Whenever "kernels" appears in a line, please copy that line from the data.

####

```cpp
template <class Tbl, bool SAMPLE, int TRIG, bool LDS, int PF = 0, bool TT = false, bool FLAT = false, bool FRESH = false,
          bool CODES = false>
__global__ __launch_bounds__(kBlock, (PF ? 1 : step_min_waves<Tbl, TRIG>())) void step_kernel(const StepArgs a) {
  constexpr int D = Tbl::D;
  static_assert(!TT || (SAMPLE && TRIG == 0 && !LDS && ActionTrigTable<Tbl>::value), "the table serves sampled actions of a static table");
  static_assert(!FRESH || TT, "the reset prologue exists for the sampled-action kernels of the static tables");
  static_assert(!CODES || (PF && TT && !FRESH), "codes are read by the prefetch kernels of the static tables");
  extern __shared__ float fresh_stage[];
  __shared__ uint8_t fresh_slots[FRESH ? kBlock / 64 : 1][64];
  __shared__ DhConst sh;
  __shared__ __attribute__((aligned(16))) SinCos trig_lds[TT ? kTrigEntries : 1];
  float4 trig_v;
  if (TT) trig_v = trig_table_load(a.trig_table);
  if (LDS) {
    const float* src = reinterpret_cast<const float*>(&a.dh);
    float* dst = reinterpret_cast<float*>(&sh);
    if (threadIdx.x < sizeof(DhConst) / sizeof(float)) dst[threadIdx.x] = src[threadIdx.x];
    __syncthreads();
  }
  const Tbl t = TableMaker<Tbl>::make(LDS ? sh : a.dh);

  const uint32_t i = blockIdx.x * kBlock + threadIdx.x;
  LaneOffset<!FLAT> o4{i * 4u}, o1{i};
  if (!TT && i >= a.n) return;
  const int64_t ld = a.ld;
  const uint32_t step_no = SAMPLE ? step_index(a) : 0u;

  constexpr bool kLean = D >= 6;
  MT_STAMP(a, i, 0);
  float g[D], act[D];
#pragma unroll
  for (int j = 0; j < D; ++j) g[j] = FRESH ? 0.f : ldr(a.goals + j * ld, o4);
  float tx[PF ? PF : 1][3];
  uint32_t tc[CODES ? PF : 1][2];
  if constexpr (FRESH) {
    const bool mine = i < a.n;
    const uint32_t lane = threadIdx.x & 63u;
    if (mine) {
      str(a.last_return, o4, ldr(a.total_reward, o4));
      str(a.episodes, o4, a.reset_episode);
    }
    draw_targets_wave(((uint64_t)a.reset_seed_hi << 32) | a.reset_seed_lo, (uint64_t)(a.env_base + (i - lane)), a.reset_episode, mine,
                      a.K, a.radius, fresh_stage + (threadIdx.x - lane), fresh_slots[threadIdx.x >> 6]);
    if (mine) {
      const float* col = fresh_stage + threadIdx.x;
#pragma unroll
      for (int k = 0; k < (PF ? PF : 0); ++k)
        if (k < a.K) {
          decode_target(staged_code(col + 2 * k * kBlock, kBlock), a.radius, tx[k][0], tx[k][1], tx[k][2]);
#pragma unroll
          for (int q = 0; q < 3; ++q) str(a.points + (int64_t)(3 * k + q) * ld, o4, tx[k][q]);
        }
      for (int k = PF; k < a.K; ++k) {
        float x, y, z;
        decode_target(staged_code(col + 2 * k * kBlock, kBlock), a.radius, x, y, z);
        const int64_t r = 3 * k;
        str(a.points + r * ld, o4, x);
        str(a.points + (r + 1) * ld, o4, y);
        str(a.points + (r + 2) * ld, o4, z);
      }
    }
  } else if (PF) {
#pragma unroll
    for (int k = 0; k < PF; ++k)
      if (k < a.K) {
        if constexpr (CODES) {
          const uint32_t* crow = a.codes + (int64_t)(2 * k) * ld;
          tc[k][0] = ldr(crow, o4);
          tc[k][1] = ldr(crow + ld, o4);
        } else {
          const float* row = a.points + (int64_t)(3 * k) * ld;
#pragma unroll
          for (int q = 0; q < 3; ++q) tx[k][q] = ldr(row + q * ld, o4);
        }
      }
  }
  uint32_t am = 0;
  float total_in = 0.f;
  if (FRESH) {
    am = (a.K >= 32) ? 0xFFFFFFFFu : ((1u << a.K) - 1u);
  } else if (!kLean || PF) {
    am = ldr(a.alive, o4);
    total_in = ldr(a.total_reward, o4);
  }
  if (SAMPLE) {
    draw_action<D>(((uint64_t)a.seed_hi << 32) | a.seed_lo, (uint64_t)(a.env_base + i), step_no, act);
  } else {
    bool bad = false;
#pragma unroll
    for (int j = 0; j < D; ++j) {
      act[j] = ldr(a.actions + j * ld, o4);
      bad |= unusable_angle(act[j]);
    }
    if (bad) {
#pragma unroll
      for (int j = 0; j < D; ++j) act[j] = g[j];
      atomicAdd(a.bad_actions, 1u);
    }
  }
  MT_STAMP(a, i, 1);
  if (TT) {
    trig_table_commit(trig_lds, trig_v);
    if (i >= a.n) return;
  }
  if (kLean) {
#pragma unroll
    for (int j = 0; j < D; ++j) str(a.goals + j * ld, o4, act[j]);
  }

  float el[3], e[3];
  const float zmin = route_kinematics<Tbl, TRIG, false, TT>(t, a.S, a.inv_sm1, g, act, el, e, nullptr, false, trig_lds,
                                                            (a.flags & kFlagWholeGoals) != 0);
  const bool ground = zmin < 0.f;
  if (a.zmin) str_stream(a.zmin, o4, zmin);
  if (kLean && !PF && !FRESH) {
    am = ldr(a.alive, o4);
    total_in = ldr(a.total_reward, o4);
  }
  MT_STAMP(a, i, 2);

  uint32_t nam = am;
  if (PF) {
#pragma unroll
    for (int k = 0; k < PF; ++k)
      if (k < a.K) {
        if constexpr (CODES) decode_target(TargetCode{tc[k][0], tc[k][1]}, a.radius, tx[k][0], tx[k][1], tx[k][2]);
        step_target<false, CODES>(a, ld, o4, k, am, nam, el, e, tx[k][0], tx[k][1], tx[k][2]);
      }
  }
  for (int k = PF; k < a.K; ++k) {
    if (TRIG == 5) {
      float dist, r, th;
      const float x = (float)(i & 63) + (float)k, y = 3.0f + (float)k, z = 5.0f + g[0];
      observe_target(el, x, y, z, dist, r, th);
      if (within_box(e, x, y, z, a.tol)) nam &= ~(1u << k);
      if (dist + r + th == -12345.0f) (a.obs + (int64_t)(3 * k) * ld)[i] = dist;
      continue;
    }
    if constexpr (CODES) {
      const uint32_t* crow = a.codes + (int64_t)(2 * k) * ld;
      float x, y, z;
      decode_target(TargetCode{ldr(crow, o4), ldr(crow + ld, o4)}, a.radius, x, y, z);
      step_target<false, true>(a, ld, o4, k, am, nam, el, e, x, y, z);
      continue;
    }
    const float* row = a.points + (int64_t)(3 * k) * ld;
    {
      const float x = ldr(row, o4), y = ldr(row + ld, o4), z = ldr(row + 2 * ld, o4);
      step_target<TRIG == 4>(a, ld, o4, k, am, nam, el, e, x, y, z);
    }
  }

  MT_STAMP(a, i, 3);
  const int32_t rew = ground ? -1 : ((nam != am) ? 1 : 0);
  bool done = (nam == 0u);
  if (a.flags & MT_FLAG_TERMINATE_ON_GROUND) done |= ground;

  if (!kLean) {
#pragma unroll
    for (int j = 0; j < D; ++j) str(a.goals + j * ld, o4, act[j]);
  }
#pragma unroll
  for (int q = 0; q < 3; ++q) str_stream(a.ee + q * ld, o4, e[q]);
  str(a.alive, o4, nam);
  str_stream(a.reward, o4, rew);
  str(a.total_reward, o4, total_in + (float)rew);
  if (a.snap) str(a.snap, o4, total_in + (float)rew);
  str_stream(a.done, o1, (uint8_t)(done ? 1 : 0));
  const unsigned long long bits = __ballot(done);
  if ((threadIdx.x & 63) == 0) a.done_bits[i >> 6] = bits;
  MT_STAMP(a, i, 4);
#ifdef MT_STAMPS
  asm volatile("s_waitcnt vmcnt(0)" ::: "memory");
  MT_STAMP(a, i, 5);
#endif
}

template <class Tbl, int L, bool CACHED, bool TABLE>
__device__ __forceinline__ float route_kinematics_split_narrow(const Tbl& t, int S, float inv_sm1, const float (&g)[Tbl::D],
                                                               const float (&act)[Tbl::D], bool backward, float (&el)[3],
                                                               float (&e)[3], PoseCache<Tbl::D>* cache, bool cache_valid,
                                                               const SinCos* trig, bool prev_whole) {
  constexpr int D = Tbl::D;
  constexpr int JN = ZJoints<Tbl>::value;
  constexpr int EPW = 64 / L;
  const bool use_cache = CACHED && __all(cache_valid);
  float st[D];
#pragma unroll
  for (int j = 0; j < D; ++j) st[j] = (act[j] - g[j]) * inv_sm1;
  float sA[D], cA[D], p3[D][3];
  action_sincos<Tbl, TABLE>(t, act, sA, cA, trig);
  chain_all<Tbl>(sA, cA, t, p3);
  pick_frames<Tbl>(t, p3, el, e);
  float sF[D], cF[D];
#pragma unroll
// ... 1364 lines not shown
```

Before: 31.05 billion.

## Compact undecided ground-collision routes into a block-wide LDS queue split across lanes

Adds a block-cooperative ground test, on by default for D<=5 static or runtime tables. After the endpoint check, lanes whose route is still undecided are queued in LDS. Each queued route is then split into forward and backward halves, which two lanes evaluate in parallel. This is meant to cut wave divergence, where a few lanes step through the full route interpolation while the rest sit idle. In exchange the kernel uses more LDS, which may lower occupancy, adds two block barriers, and keeps out-of-range threads alive until the barrier.

Measured after the change: 32.22 billion, median of 6. +3.8%, better.

```diff
diff --git a/manytor_amd/csrc/engine.hip b/manytor_amd/csrc/engine.hip
--- a/manytor_amd/csrc/engine.hip
+++ b/manytor_amd/csrc/engine.hip
@@ -254,6 +254,12 @@
     seen("MT_TAPE_NT");
   }
 
+  h->ground_compact = true;
+  if (env_int("MT_GROUND_COMPACT", &v)) {
+    h->ground_compact = v != 0;
+    seen("MT_GROUND_COMPACT");
+  }
+
   if (h->custom_frames) h->lds_table = false;
   auto schedule_for = [&](int64_t envs, int64_t split4_max, int64_t split2_max, int64_t prefetch_other_max) {
     mt_engine::Schedule s;
@@ -292,10 +298,11 @@
   bool flat = false;
   bool fresh = false;
   bool codes = false;
+  bool gc = false;
 };
 constexpr unsigned variant_key(const StepVariant& v) {
   return (unsigned)v.trig | (unsigned)v.lds << 3 | (unsigned)v.lanes << 4 | (unsigned)(v.pf != 0) << 7 | (unsigned)v.tt << 8 |
-         (unsigned)v.flat << 9 | (unsigned)v.fresh << 10 | (unsigned)v.codes << 11;
+         (unsigned)v.flat << 9 | (unsigned)v.fresh << 10 | (unsigned)v.codes << 11 | (unsigned)v.gc << 12;
 }
 
 #pragma clang diagnostic push
@@ -305,6 +312,7 @@
     {.lds = true},
     {.lanes = 2}, {.lanes = 4},
     {.pf = kPrefetch}, {.pf = kPrefetch, .flat = true},
+    {.gc = true}, {.pf = kPrefetch, .gc = true}, {.pf = kPrefetch, .flat = true, .gc = true},
 };
 constexpr StepVariant kFramesVariants[] = {{.trig = 0}, {.trig = 1}};
 constexpr StepVariant kStaticVariants[] = {
@@ -316,6 +324,9 @@
     {.pf = kPrefetch, .tt = true, .codes = true}, {.pf = kPrefetch, .tt = true, .flat = true, .codes = true},
     {.pf = 0, .tt = true, .fresh = true}, {.pf = kPrefetch, .tt = true, .fresh = true},
     {.pf = kPrefetch, .tt = true, .flat = true, .fresh = true},
+    {.gc = true}, {.pf = kPrefetch, .gc = true}, {.pf = kPrefetch, .flat = true, .gc = true},
+    {.pf = 0, .tt = true, .gc = true}, {.pf = kPrefetch, .tt = true, .gc = true}, {.pf = kPrefetch, .tt = true, .flat = true, .gc = true},
+    {.pf = kPrefetch, .tt = true, .codes = true, .gc = true}, {.pf = kPrefetch, .tt = true, .flat = true, .codes = true, .gc = true},
 };
 #pragma clang diagnostic pop
 
@@ -330,6 +341,20 @@
   dim3 grid;
   bool exists = true;
 };
+
+static bool ground_compacts(const mt_engine* h, bool whole_rows) {
+  return h->ground_compact && whole_rows && h->trig == 0 && !h->lds_table && !h->custom_frames &&
+         !(h->cfg.flags & MT_FLAG_DEBUG_ZMIN) && h->D <= 5;
+}
+template <int D>
+static void ground_queue_bytes_d(size_t* out) { *out = sizeof(GroundQueue<RtTable<D>>); }
+static size_t ground_queue_bytes(const mt_engine* h) {
+  if (h->static_kind == 1) return sizeof(GroundQueue<Ref4Table>);
+  if (h->static_kind == 2) return sizeof(GroundQueue<Dh7Table>);
+  size_t bytes = 0;
+  MT_DISPATCH_D(h->D, ground_queue_bytes_d, &bytes);
+  return bytes;
+}
 
 StepPlan plan_step(const mt_engine* h, mt_engine::Scope scope, int64_t n, bool sample, bool codes, bool fresh = false) {
   const mt_engine::Schedule& s = h->sched[scope == mt_engine::kChain ? mt_engine::kChain : mt_engine::kBatch];
@@ -375,9 +400,10 @@
   v.pf = s.prefetch ? kPrefetch : 0;
   v.flat = v.pf && n >= h->flat_from;
   v.codes = v.pf && v.tt && codes;
+  v.gc = ground_compacts(h, whole_rows);
   if (v.pf && v.tt) {
     p.blocks_per_cu = step_blocks_per_cu(h, n);
-    p.lds_bytes = lds_pad_for_blocks(p.blocks_per_cu, kTrigEntries * sizeof(SinCos));
+    p.lds_bytes = lds_pad_for_blocks(p.blocks_per_cu, kTrigEntries * sizeof(SinCos) + (v.gc ? ground_queue_bytes(h) : 0));
   }
   return p;
 }
@@ -388,13 +414,15 @@
   if constexpr (V.lanes > 1)
     hipLaunchKernelGGL((step_split_kernel<Tbl, SAMPLE, V.lanes, V.tt>), p.grid, dim3(kBlock), p.lds_bytes, stream, args);
   else
-    hipLaunchKernelGGL((step_kernel<Tbl, SAMPLE, V.trig, V.lds, V.pf, V.tt, V.flat, V.fresh, V.codes>), p.grid, dim3(kBlock),
+    hipLaunchKernelGGL((step_kernel<Tbl, SAMPLE, V.trig, V.lds, V.pf, V.tt, V.flat, V.fresh, V.codes, V.gc>), p.grid, dim3(kBlock),
                        p.lds_bytes, stream, args);
 }
 template <class Tbl, const auto& ROWS, size_t I>
 bool launch_row(const StepPlan& p, hipStream_t stream, const StepArgs& args) {
   if (variant_key(p.v) != variant_key(ROWS[I])) return false;
-  if (p.sample)
+  if constexpr (ROWS[I].gc && Tbl::D >= 6)
+    return false;
+  else if (p.sample)
     launch_variant<Tbl, true, ROWS, I>(p, stream, args);
   else if constexpr (!ROWS[I].tt)
     launch_variant<Tbl, false, ROWS, I>(p, stream, args);
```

####

Answer space:
  static_assert(!FRESH || TT, "the reset prologue exists for the sampled-action kernels of the static tables");
  static_assert(!CODES || (PF && TT && !FRESH), "codes are read by the prefetch kernels of the static tables");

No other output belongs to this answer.